Crank agreed—“big shoes” not just on issues affecting Israel, but “on a whole host of issues that he did a great job on.”
At Last
During the 18 years he waited to run again for Congress, Crank had time to consider how to best communicate with constituents.“The biggest thing I learned was to be a happy warrior,” he said.
It’s important, he said, to smile and deliver messages about policies in a way that’s relatable to everyday people.
He admitted that he “wasn’t as much of a happy warrior” when he first ran in 2006.
But he saw the power of positivity in former Sen. Cory Gardner (R-Colo.).

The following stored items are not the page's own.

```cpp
#define TRAMBA_EVAL_NINT 520
#define TRAMBA_EVAL_NDBL 48
int tramba_saliency_stats(const float *pred, const unsigned char *gt, long long *ints, double *dbl, int batch, int h,
                          int w, void *stream);
#define TRAMBA_WFM_MAX_DIM 4096
int tramba_feature_transform(const unsigned char *gt, int *idx, int *dist2, int batch, int h, int w, void *stream);
size_t tramba_weighted_f_workspace(int batch, int h, int w);
int tramba_weighted_f_sums(const float *pred, const unsigned char *gt, const int *idx, const int *dist2, const double *gauss,
                           double *sums, void *workspace, size_t workspace_bytes, int batch, int h, int w, void *stream);

#define TRAMBA_FRAME_MAX_DIM 16384
#define TRAMBA_FRAME_MAX_OUT 2048
size_t tramba_resize_table_words(int in_h, int in_w, int out_h, int out_w);
int tramba_resize_table(int in_h, int in_w, int out_h, int out_w, const double *mean, const double *std, int *table,
                        size_t words);
int tramba_frames_to_input(const unsigned char *frames, const int *table, float *out, int batch, int h, int w, int out_h,
                           int out_w, int bgr, void *stream);
int tramba_logits_to_u8(const void *logits, unsigned char *out, int batch, int in_h, int in_w, int h, int w, int dtype,
                        void *stream);
#define TRAMBA_FRAMES_DESC_WORDS 16
#define TRAMBA_RAGGED_IN 1
#define TRAMBA_RAGGED_OUT 2
int tramba_frames_ragged_check(const int64_t *desc_host, int batch, int size, size_t packed_bytes, size_t out_capacity,
                               int parts);
int tramba_frames_to_input_ragged(const unsigned char *packed, const int64_t *desc_host, size_t packed_bytes, float *out,
                                  int batch, int size, int bgr, void *stream);
int tramba_logits_to_u8_ragged(const void *logits, const unsigned char *packed, const int64_t *desc_host, unsigned char *out,
                               size_t out_capacity, int batch, int size, int dtype, void *stream);

#define TRAMBA_AUG_DESC_WORDS 32
#define TRAMBA_AUG_CONTRAST 0
#define TRAMBA_AUG_BRIGHTNESS 1
// ... 102 lines not shown
```

### tramba_amd/csrc/norm_conv.hip

```cpp
#include <stdlib.h>
#include <string.h>

#include "common.h"
#include "norm.h"

namespace tramba {

template <typename T, int V>
__global__ __launch_bounds__(256) void layernorm_cl_kernel(const T *__restrict__ x,
                                                          const float *__restrict__ w,
                                                          const float *__restrict__ bvec, T *__restrict__ y,
                                                          long rows, int C, float eps, int act, int P, int H,
                                                          int W)
{
    const int lane = threadIdx.x & (kWave - 1);
    const long row = (long)blockIdx.x * (blockDim.x >> 6) + __builtin_amdgcn_readfirstlane(threadIdx.x >> 6);
    if (row >= rows) return;
    const int nit = (C + kWave * V - 1) / (kWave * V);
    float acc[kNormMaxIt][V];
    const T *xr = x + row * C;
#pragma unroll
    for (int it = 0; it < kNormMaxIt; ++it) {
#pragma unroll
        for (int v = 0; v < V; ++v) acc[it][v] = 0.f;
// ... 1033 lines not shown
                    dw_v2f p[TW];
#pragma unroll
                    for (int t = 0; t < TW; ++t) {
                        p[t] = acc[u % KS][t];
                        acc[u % KS][t] = bias;
                    }
                    if constexpr (DUAL) {
#pragma unroll
                        for (int t = 0; t < TW; ++t) {
                            dw_store2<T>(rp, voff[t + R], so, p[t]);
                            p[t] = dw_v2f{Cvt<T>::to_f(Cvt<T>::from_f(p[t].x)), Cvt<T>::to_f(Cvt<T>::from_f(p[t].y))};
                        }
                    }
                    if (act == TRAMBA_ACT_GELU) {
#pragma unroll
                        for (int t = 0; t < TW; ++t) p[t] = dw_v2f{geluf_(p[t].x), geluf_(p[t].y)};
                    } else if (act == TRAMBA_ACT_SILU) {
#pragma unroll
                        for (int t = 0; t < TW; ++t) p[t] = dw_v2f{siluf_(p[t].x), siluf_(p[t].y)};
                    }
#pragma unroll
                    for (int t = 0; t < TW; ++t) dw_store2<T>(ry, voff[t + R], so, p[t]);
                }
                issue(q + D < nq ? r + D : -1, swr);
                srd = srd + 1 == NS ? 0 : srd + 1;
                swr = swr + 1 == NS ? 0 : swr + 1;
            }
        }
    }
    asm volatile("s_waitcnt vmcnt(0)" ::: "memory");
#endif
}

template <typename T>
__device__ __forceinline__ dw_v2f dw_load2(__amdgpu_buffer_rsrc_t r, unsigned voff)
{
    if constexpr (sizeof(T) == 4) {
        return __builtin_bit_cast(dw_v2f, __builtin_amdgcn_raw_buffer_load_b64(r, voff, 0, 0));
    } else {
        const unsigned raw = __builtin_amdgcn_raw_buffer_load_b32(r, voff, 0, 0);
        const Pack<T, 2> pk = __builtin_bit_cast(Pack<T, 2>, raw);
        return dw_v2f{Cvt<T>::to_f(pk.v[0]), Cvt<T>::to_f(pk.v[1])};
    }
}

constexpr int dwg_waves(int ks) { return ks <= 3 ? 16 : 8; }

template <typename T, int KS>
__global__ __launch_bounds__(dwg_waves(KS) * kWave) void dwconv_wgrad_cl_kernel(const T *__restrict__ x,
                                                                          const T *__restrict__ gy,
                                                                          float *__restrict__ part, int H, int W, int C,
                                                                          int RPW, int CS)
{
    constexpr int V = 2, R = KS / 2, TW = 4, NI = TW + KS - 1, kDwgWaves = dwg_waves(KS);
    __shared__ float red[KS * KS + 1][2 * kWave];
    const int lane = threadIdx.x & (kWave - 1);
    const int wv = __builtin_amdgcn_readfirstlane(threadIdx.x >> 6);
    const int c0 = (blockIdx.x * kWave + lane) * V;
    const bool cok = c0 + V <= C;
    const int band = blockIdx.y / CS, cs = blockIdx.y % CS;
    const int row0 = (band * kDwgWaves + wv) * RPW;
    const int wseg = ((W + CS - 1) / CS + TW - 1) / TW * TW;
    const int wlo = cs * wseg, whi = wlo + wseg < W ? wlo + wseg : W;
    const int b = blockIdx.z;
    const unsigned colb = (unsigned)C * (unsigned)sizeof(T), rowb = (unsigned)W * colb;
    const __amdgpu_buffer_rsrc_t rx = make_rsrc(x + (long)b * H * W * C, (unsigned)H * rowb);
// ... 254 lines not shown
    return TRAMBA_OK;
}

static int dw7_band_rows(long items4, int H)
{
    const int cand[] = {6, 8, 12, 16, 24, 32, 48, 64, 96, 128, 192};
    int best = H;
    double best_cost = 1e30;
    for (int th : cand) {
        if (th > H && th != cand[0]) continue;
        const int t = th > H ? H : th;
        const long nwg = items4 * ((H + t - 1) / t);
        const double cost = (double)((nwg + 255) / 256) * (t * 196.0 + (t + 6) * 50.0 + 150.0);
        if (cost < best_cost) { best_cost = cost; best = t; }
    }
    return best;
}

template <typename T>
static int launch_dw7_march(const void *x, const float *wt, const float *bt, void *y, int B, int H, int W, int C, int act,
                            hipStream_t s, void *ypre, int flip)
{
    const int nct = (C / 2 + 63) / 64, ncg = (W + kDwmTW - 1) / kDwmTW;
    const long items4 = ((long)nct * ncg * B + 3) / 4;
    int th = dw7_band_rows(items4, H);
    const int forced = tramba_tune_get(TRAMBA_TUNE_DW_ROWS);
    if (forced > 0) th = forced > H ? H : forced;
    const int nbands = (H + th - 1) / th;
    if (ypre)
        hipLaunchKernelGGL((dwconv7_march_kernel<T, true>), dim3((unsigned)(items4 * nbands)), dim3(256), 0, s, (const T *)x, wt, bt,
                           (T *)y, B, H, W, C, act, (T *)ypre, flip, th, nbands, nct, ncg);
    else
        hipLaunchKernelGGL((dwconv7_march_kernel<T, false>), dim3((unsigned)(items4 * nbands)), dim3(256), 0, s, (const T *)x, wt, bt,
                           (T *)y, B, H, W, C, act, (T *)ypre, flip, th, nbands, nct, ncg);
    TRAMBA_LAUNCH_CHECK();
    return TRAMBA_OK;
}

}

using namespace tramba;

extern "C" int tramba_layernorm_cl(const void *x, const float *w, const float *b, void *y, int64_t rows,
                                   int c, float eps, int act, int dtype, void *stream)
{
    TRAMBA_CHECK(x && w && b && y, "layernorm_cl: null tensor");
    TRAMBA_CHECK(rows > 0 && c > 0, "layernorm_cl: empty shape");
    TRAMBA_CHECK(aligned16(x) && aligned16(y), "layernorm_cl: tensors must be 16-byte aligned");
    ProfScope prof(TRAMBA_PROF_LAYERNORM, (hipStream_t)stream, 2.0 * (double)rows * c * dtype_size(dtype));
    TRAMBA_DISPATCH_DTYPE(dtype, T,
        return launch_layernorm<T>(x, w, b, y, rows, c, eps, act, 1, 1, 1, (hipStream_t)stream));
    return TRAMBA_OK;
}

static long ln_bwd_rows_per_wave(long rows, bool rows_form)
{
    long rpw = rows / 4096;
    const long lo = rows_form ? 4 : 2;
    return rpw < lo ? lo : (rpw > 128 ? 128 : rpw);
}

static bool ln_bwd_rows_form(int c, int dtype)
{
    const int vm = dtype == TRAMBA_F32 ? 4 : 8;
    return c % vm == 0 && c <= kWave * vm;
}
// ... 451 lines not shown
        constexpr int VM = 16 / (int)sizeof(T);
        if (vec) {
            const long total = pixels * (c / VM);
            hipLaunchKernelGGL((col2im3x3_cl_kernel<T, VM>), dim3((unsigned)((total + 255) / 256)), dim3(256), 0, s,
                               (const T *)gcols, (T *)gx, h, wd, c, ho, wo, stride, pad, ckp, total);
        } else {
            const long total = pixels * c;
            hipLaunchKernelGGL((col2im3x3_cl_kernel<T, 1>), dim3((unsigned)((total + 255) / 256)), dim3(256), 0, s,
                               (const T *)gcols, (T *)gx, h, wd, c, ho, wo, stride, pad, ckp, total);
        }
    });
    TRAMBA_LAUNCH_CHECK();
    return TRAMBA_OK;
}

extern "C" int tramba_dwconv_cl(const void *x, const float *wt, const float *bt, void *y, int batch, int h,
                                int wd, int c, int ks, int act, int dtype, void *stream)
{
    return tramba_dwconv_dual_cl(x, wt, bt, nullptr, y, batch, h, wd, c, ks, act, 0, dtype, stream);
}

extern "C" int tramba_dwconv_dual_cl(const void *x, const float *wt, const float *bt, void *y_pre, void *y, int batch,
                                     int h, int wd, int c, int ks, int act, int flip_taps, int dtype, void *stream)
{
    TRAMBA_CHECK(x && wt && bt && y, "dwconv_cl: null tensor");
    TRAMBA_CHECK(!y_pre || aligned16(y_pre), "dwconv_cl: tensors must be 16-byte aligned");
    TRAMBA_CHECK(batch > 0 && h > 0 && wd > 0 && c > 0, "dwconv_cl: empty shape");
    TRAMBA_CHECK(ks == 3 || ks == 5 || ks == 7, "dwconv_cl: kernel size %d unsupported (3,5,7)", ks);
    TRAMBA_CHECK(aligned16(x) && aligned16(y) && aligned16(wt) && aligned16(bt), "dwconv_cl: tensors must be 16-byte aligned");
    hipStream_t s = (hipStream_t)stream;
    ProfScope prof(TRAMBA_PROF_DW, s, (y_pre ? 3.0 : 2.0) * (double)batch * h * wd * c * dtype_size(dtype));
    const bool march = ks == 7 && c % 8 == 0 && tramba_tune_get(TRAMBA_TUNE_DW_FORM) != 1 &&
                       (double)h * wd * c * 4.0 < 2147483648.0 && (double)batch * wd * c < 2147483648.0;
    TRAMBA_DISPATCH_DTYPE(dtype, T, {
        if (march) return launch_dw7_march<T>(x, wt, bt, y, batch, h, wd, c, act, s, y_pre, flip_taps);
        if (ks == 3) return launch_dw<T, 3>(x, wt, bt, y, batch, h, wd, c, act, s, y_pre, flip_taps);
        if (ks == 5) return launch_dw<T, 5>(x, wt, bt, y, batch, h, wd, c, act, s, y_pre, flip_taps);
        return launch_dw<T, 7>(x, wt, bt, y, batch, h, wd, c, act, s, y_pre, flip_taps);
    });
    return TRAMBA_OK;
}
```

### tramba_amd/csrc/stem.hip

```cpp
#include "common.h"

namespace tramba {

constexpr int kStemCout = 64, kStemTaps = 27;

template <typename TI, typename T>
__global__ __launch_bounds__(256) void stem_conv_ln_gelu_kernel(const TI *__restrict__ img, const float *__restrict__ w,
                                                               const float *__restrict__ bias,
                                                               const float *__restrict__ ln_w,
                                                               const float *__restrict__ ln_b, T *__restrict__ y,
                                                               int B, int H, int W, int Ho, int Wo, float eps)
{
    __shared__ __attribute__((aligned(16))) float wl[kStemTaps][kStemCout];
    for (int t = threadIdx.x; t < kStemTaps * kStemCout; t += blockDim.x) {
        const int co = t / kStemTaps, tap = t % kStemTaps;
        wl[tap][co] = w[t];
    }
    __syncthreads();
    const long pix = (long)blockIdx.x * 64 + (threadIdx.x >> 2);
    const int part = threadIdx.x & 3;
    const long npix = (long)B * Ho * Wo;
    const bool ok = pix < npix;
    const long pp = ok ? pix : npix - 1;
    const int wo = (int)(pp % Wo);
    const long t2 = pp / Wo;
    const int ho = (int)(t2 % Ho), b = (int)(t2 / Ho);

    float acc[16];
#pragma unroll
    for (int j = 0; j < 16; ++j) acc[j] = bias[part * 16 + j];
#pragma unroll 1
    for (int ci = 0; ci < 3; ++ci)
#pragma unroll 1
        for (int ky = 0; ky < 3; ++ky) {
            const int hy = 2 * ho + ky - 1;
#pragma unroll
            for (int kx = 0; kx < 3; ++kx) {
                const int wx = 2 * wo + kx - 1;
                float v = 0.f;
                if (hy >= 0 && hy < H && wx >= 0 && wx < W) v = Cvt<TI>::to_f(img[(((long)b * 3 + ci) * H + hy) * W + wx]);
                const float4 *wp = reinterpret_cast<const float4 *>(&wl[ci * 9 + ky * 3 + kx][part * 16]);
#pragma unroll
                for (int q = 0; q < 4; ++q) {
                    const float4 ww = wp[q];
                    acc[4 * q + 0] = fmaf(v, ww.x, acc[4 * q + 0]);
                    acc[4 * q + 1] = fmaf(v, ww.y, acc[4 * q + 1]);
                    acc[4 * q + 2] = fmaf(v, ww.z, acc[4 * q + 2]);
                    acc[4 * q + 3] = fmaf(v, ww.w, acc[4 * q + 3]);
                }
            }
        }
    float s = 0.f;
#pragma unroll
    for (int j = 0; j < 16; ++j) s += acc[j];
    s += __shfl_xor(s, 1, 4);
    s += __shfl_xor(s, 2, 4);
    const float mean = s * (1.f / kStemCout);
    float q2 = 0.f;
#pragma unroll
    for (int j = 0; j < 16; ++j) {
        const float d = acc[j] - mean;
        q2 = fmaf(d, d, q2);
    }
    q2 += __shfl_xor(q2, 1, 4);
    q2 += __shfl_xor(q2, 2, 4);
    const float rstd = rsqrtf(q2 * (1.f / kStemCout) + eps);
    if (!ok) return;
    T *yo = y + pix * kStemCout + part * 16;
#pragma unroll
    for (int h8 = 0; h8 < 2; ++h8) {
        float o[8];
#pragma unroll
        for (int j = 0; j < 8; ++j) {
            const int c = part * 16 + h8 * 8 + j;
            o[j] = geluf_((acc[h8 * 8 + j] - mean) * rstd * ln_w[c] + ln_b[c]);
        }
        store_pack<T, 8>(yo + h8 * 8, o);
    }
}

}

using namespace tramba;
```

“No matter what, he was always kind of smiling and connecting with people,” Crank said.
“You just can’t be angry all the time, trying to deliver an angry message, because people want to hear a message from somebody that they like and connect with,” he said.
When he ran in 2006, he probably didn’t always come across as pleasant, he admitted.

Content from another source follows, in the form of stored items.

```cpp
int spmm_gather_rows2(void* dst, const void* srcA, const void* srcB, const long* idx, long rows, int H, spmm_stream_t stream);
int spmm_add_rows_bf16(void* dst, const long* idx, const void* src, long rows, int H, spmm_stream_t stream);
int spmm_zero_bytes(void* p, long nbytes, spmm_stream_t stream);
int spmm_zero_rows(void* p, long rows, long row_bytes, long stride_bytes, spmm_stream_t stream);
int spmm_gelu_bwd(const void* dz, const void* pre, void* out, long n, spmm_stream_t stream);
int spmm_pack_plan(const int* mask, int B, int Lt, int M, int* lens32, int* row0_32, long* row0_64, long* rows, long* gidx2,
                   long* gidx4, long* inv, long* idx_m, int* bad, spmm_stream_t stream);
int spmm_fusion_plan(const long* neg, const int* lens32, const int* row0_32, int B, int Lt, int Lp, int M,
                     long* idx6, long* neg_rows, long* idx_top, int* small32, spmm_stream_t stream);

int spmm_l2norm_fwd(const float* x, long ldx, float* y, float* nrm, void* a3, void* w3, void* yT, long ldt, int rows, int E,
                    spmm_stream_t stream);
int spmm_l2norm_bwd(const float* dy, const float* y, const float* nrm, const float* gscale, void* dx, int rows, int E,
                    spmm_stream_t stream);
int spmm_ita_rows(const float* S, const float* SM, long ldj, int nrows, int B, int J, const float* alpha_ptr,
                  const float* temp_ptr, void* dS, long ldd, int Jpad, float* losses, int loss_slot, float* dtemp,
                  int* nan_flag, spmm_stream_t stream);
int spmm_sample_neg(const float* S, long ldj, int B, const long* forced, const uint64_t* seed_ptr, uint64_t salt, long* out,
                    long out_offset, spmm_stream_t stream);
int spmm_lm_loss(const float* logits, const float* logits_m, long ldl, const int* ids, long nseq, int L, int V,
                 const float* alpha_ptr, int* n_nonpad_ws, const float* gscale, void* dlogits, long ldd, int Vpad,
                 float* losses, int loss_slot, spmm_stream_t stream);
int spmm_s2s_loss(const float* logits, long ldl, const int* ids, const long* row_of, long rows, long nseq, int L, int V,
                  int* n_label_ws, const float* gscale, void* dlogits, long ldd, int Vpad, float* losses, int loss_slot,
                  spmm_stream_t stream);
int spmm_lm_score(const void* y, long ldy, const void* Wd, long ldw, const float* bias, const int* ids, const long* row_of, long rows,
                  long nseq, int L, int V, int H, const int* seq_row0, const int* seq_len, float* tok_lp, float* seq_lp, int* seq_n,
                  spmm_stream_t stream);
int spmm_itm_head(const void* xa, long stride_a, const void* xb, long stride_b, int H, const float* W, const float* bias,
                  int n, int B, const float* gscale, float* losses, int loss_slot, float* logits_out, void* dxa, void* dxb,
                  float* dW, float* db, int do_bwd, int x_is_f32, spmm_stream_t stream);
int spmm_task_head(const void* A, long lda, int B, int W, const float* W2, const float* b2, int C, int kind, const void* target,
                   const float* gscale, float* logits, float* loss, void* dA, long ldda, float* dW2, float* db2, int do_bwd,
                   spmm_stream_t stream);
int spmm_s2p_append(const void* y, long ldy, const float* w3, const float* b3, const float* pe_w, const float* pe_b, const float* pos,
                    const float* type0, const float* gamma, const float* beta, float eps, float* pred, long ldp, void* xcache,
                    long rows, int H, int n_props, int i, spmm_stream_t stream);
int spmm_mpm_head(const void* h, int Lp, int H, const float* w, const float* bias, const float* target, const float* mask,
                  int B, int* n_keep_ws, const float* gscale, float* losses, int loss_slot, float* pred_out, void* dh,
                  float* dw, float* db, int do_bwd, int x_is_f32, spmm_stream_t stream);
int spmm_rows_linear(const void* x, int x_is_bf16, long ldx, const float* W, const float* bias, float* out, long ldo, long rows,
                     int N, int K, int act, spmm_stream_t stream);
long spmm_sim_topk_workspace_bytes(int Q, long n, int k);
int spmm_sim_topk(const float* q, long ldq, const float* f, long ldf, long base, int Q, long n, int E, int k, float* scores, long* index,
                  int merge, const float* cut_scores, const long* cut_index, void* workspace, long workspace_bytes, spmm_stream_t stream);
int spmm_centroid_assign(const float* f, long ldf, const float* c, long ldc, long c0, long n, int Kc, int E, float* best, int* assign,
                         int merge, const int* prev, int* changed, spmm_stream_t stream);
long spmm_cluster_group_workspace_bytes(long n, int K);
int spmm_cluster_group(const int* assign, long n, int K, int* counts, long* offsets, int* members, int* outside, void* workspace,
                       long workspace_bytes, spmm_stream_t stream);
long spmm_cluster_centroids_workspace_bytes(long n, int K, int E);
int spmm_cluster_centroids(const float* f, long ldf, long n, int E, const float* best, const int* counts, const long* offsets,
// ... 21 lines not shown
```

spmm_amd/csrc/rowops.hip:

```cpp
#include "common.h"
#include <stdlib.h>
#include "../../include/spmm_hip.h"

namespace {

constexpr int MAXC = 4;

struct RowVec {
  float v[MAXC][4];
};

__device__ __forceinline__ void load_row_bf16(const bf16* __restrict__ p, int H, int lane, RowVec& r) {
#pragma unroll
  for (int i = 0; i < MAXC; ++i) {
    const int c = (lane + 64 * i) * 4;
    if (c < H) {
      const bf16x4 t = *(const bf16x4*)(p + c);
      r.v[i][0] = (float)t[0]; r.v[i][1] = (float)t[1]; r.v[i][2] = (float)t[2]; r.v[i][3] = (float)t[3];
    } else {
      r.v[i][0] = r.v[i][1] = r.v[i][2] = r.v[i][3] = 0.f;
    }
  }
}
__device__ __forceinline__ void store_row_bf16(bf16* __restrict__ p, int H, int lane, const RowVec& r) {
// ... 433 lines not shown
    const uint32_t rowkey = drop_rowkey(seed_mix(p.seed_ptr, p.salt), (uint64_t)row);
#pragma unroll
    for (int i = 0; i < MAXC; ++i) {
      const int c = (lane + 64 * i) * 4;
      if (c < p.H) {
        bool k[4];
        drop_keep4(rowkey, c, p.thresh16, k);
#pragma unroll
        for (int j = 0; j < 4; ++j) o.v[i][j] = k[j] ? o.v[i][j] * p.dscale : 0.f;
      }
    }
  }
  store_row_bf16(p.y + row * p.H, p.H, lane, o);
  if (p.zout) store_row_bf16(p.zout + row * p.H, p.H, lane, z);
  if (p.mean_o && lane == 0) { p.mean_o[row] = mean; p.rstd_o[row] = rstd; }
}

struct EmbedBwdP {
  const bf16* dz; const int* ids; const float* pv_x; const float* pv_mask; int src_mod;
  float* dword; float* dpos; float* dtype0; float* d_w; float* d_b; float* d_cls; float* d_masktok;
  long nseq; int L, H, mode;
};
__global__ __launch_bounds__(256) void embed_bwd_kernel(EmbedBwdP p) {
  const int l = blockIdx.x;
  const long s_per = (p.nseq + gridDim.y - 1) / gridDim.y;
  const long s_beg = blockIdx.y * s_per, s_end = min(p.nseq, s_beg + s_per);
  for (int c = threadIdx.x; c < p.H; c += 256) {
    float acc = 0.f, accw = 0.f, accb = 0.f, accm = 0.f;
    for (long s = s_beg; s < s_end; ++s) {
      const long row = s * p.L + l;
      const float g = (float)p.dz[row * p.H + c];
      acc += g;
      if (p.mode == 0) {
        const int id = p.ids[row];
        if (id != 0) atomicAdd(p.dword + (long)id * p.H + c, g);
      } else if (l > 0) {
        const long src = (s % p.src_mod) * (p.L - 1) + (l - 1);
        const float m = p.pv_mask[src];
        accw += g * (1.f - m) * p.pv_x[src];
        accb += g * (1.f - m);
        accm += g * m;
      }
    }
    atomicAdd(p.dpos + (long)l * p.H + c, acc);
    atomicAdd(p.dtype0 + c, acc);
    if (p.mode == 1) {
      if (l == 0) {
        atomicAdd(p.d_cls + c, acc);
      } else {
        atomicAdd(p.d_w + c, accw);
        atomicAdd(p.d_b + c, accb);
        atomicAdd(p.d_masktok + c, accm);
      }
    }
  }
}
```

“It wasn’t like I was mean and yelling at them, but you can learn to say things with a smile on your face,” he said.

When encountering people who said negative things while he was campaigning, he eventually realized, “They’re not attacking you personally.”
Now, he’s focused on spreading a positive message, “not so much about cutting government or cutting the size of government,” but more ”about removing barriers that government creates to [block] people and their ability to reach their full potential.
“It’s my job as a member of Congress to try and remove barriers that government imposes to your happiness and my happiness, whether that’s high taxes or overregulation or whatever.”
Crank also learned the importance of discussing government policies in a way people can comprehend, “to be a storyteller,” he said.
Adopting that strategy could help his GOP colleagues gain support for the policies they’d like to advance, he said.
For example, when it comes to defending the right to keep and bear arms, conservatives shouldn’t just preach that gun ownership “saves people’s lives who are in desperate situations,” he said.
Instead, they could tell a story, maybe one of a woman with a restraining order against her husband who needed a gun to defend herself.
Advancing the Trump Agenda
Crank, 58, sees himself as a Republican of the same mind as former President Ronald Reagan, sharing that commitment to promoting a “strong national defense” and shrinking the federal government.The federal government goes wrong tackling issues such as “green energy,” urging Americans to buy electric vehicles and solar systems, Crank said.
“[That’s] government kind of forcing us into making false choices, rather than the free market doing it.”
He blames former President Joe Biden’s environmental agenda for driving inflation and hopes to help tame inflation and bring down rising prices as part of his work in the 119th Congress.

As conservative colleagues in Congress have touted cuts in government spending, Crank said he’s warned House GOP leadership that “the one place where we could fail is if we aren’t aggressive enough on spending cuts.”
Cuts have to be deep enough to ensure that in four years, the federal debt isn’t “way higher than it is today,” he said. And tax cuts should be “paid for” and not made in a way that adds to the federal deficit.
A deficit occurs when the federal government’s spending exceeds its revenues. As of March 17, the federal government has spent $1.15 trillion more than it has collected this fiscal year, according to the U.S. Treasury.
The federal government’s budget has operated at a deficit each year since 2001.
When talking about how to trim spending, President Donald Trump has opposed cuts to Medicaid. Crank predicts that Medicaid, indeed, will be reformed so that it costs the federal government less.
Hunting Again
On Crank’s congressional office wall hang trophy mounts from his hunting expeditions. There’s a mule deer he shot in Fort Carson, Colorado, and a pronghorn antelope brought down in the state’s Indian Canyon.In a frame is a picture of Crank with a bear he took down in a part of Alaska so remote that it can only be reached by plane. The sheep gazes out from atop a pedestal.
And now, every day on Capitol Hill, the congressman is hunting again.
Now, the quarry he aims to bring down is the size and spending of the federal government.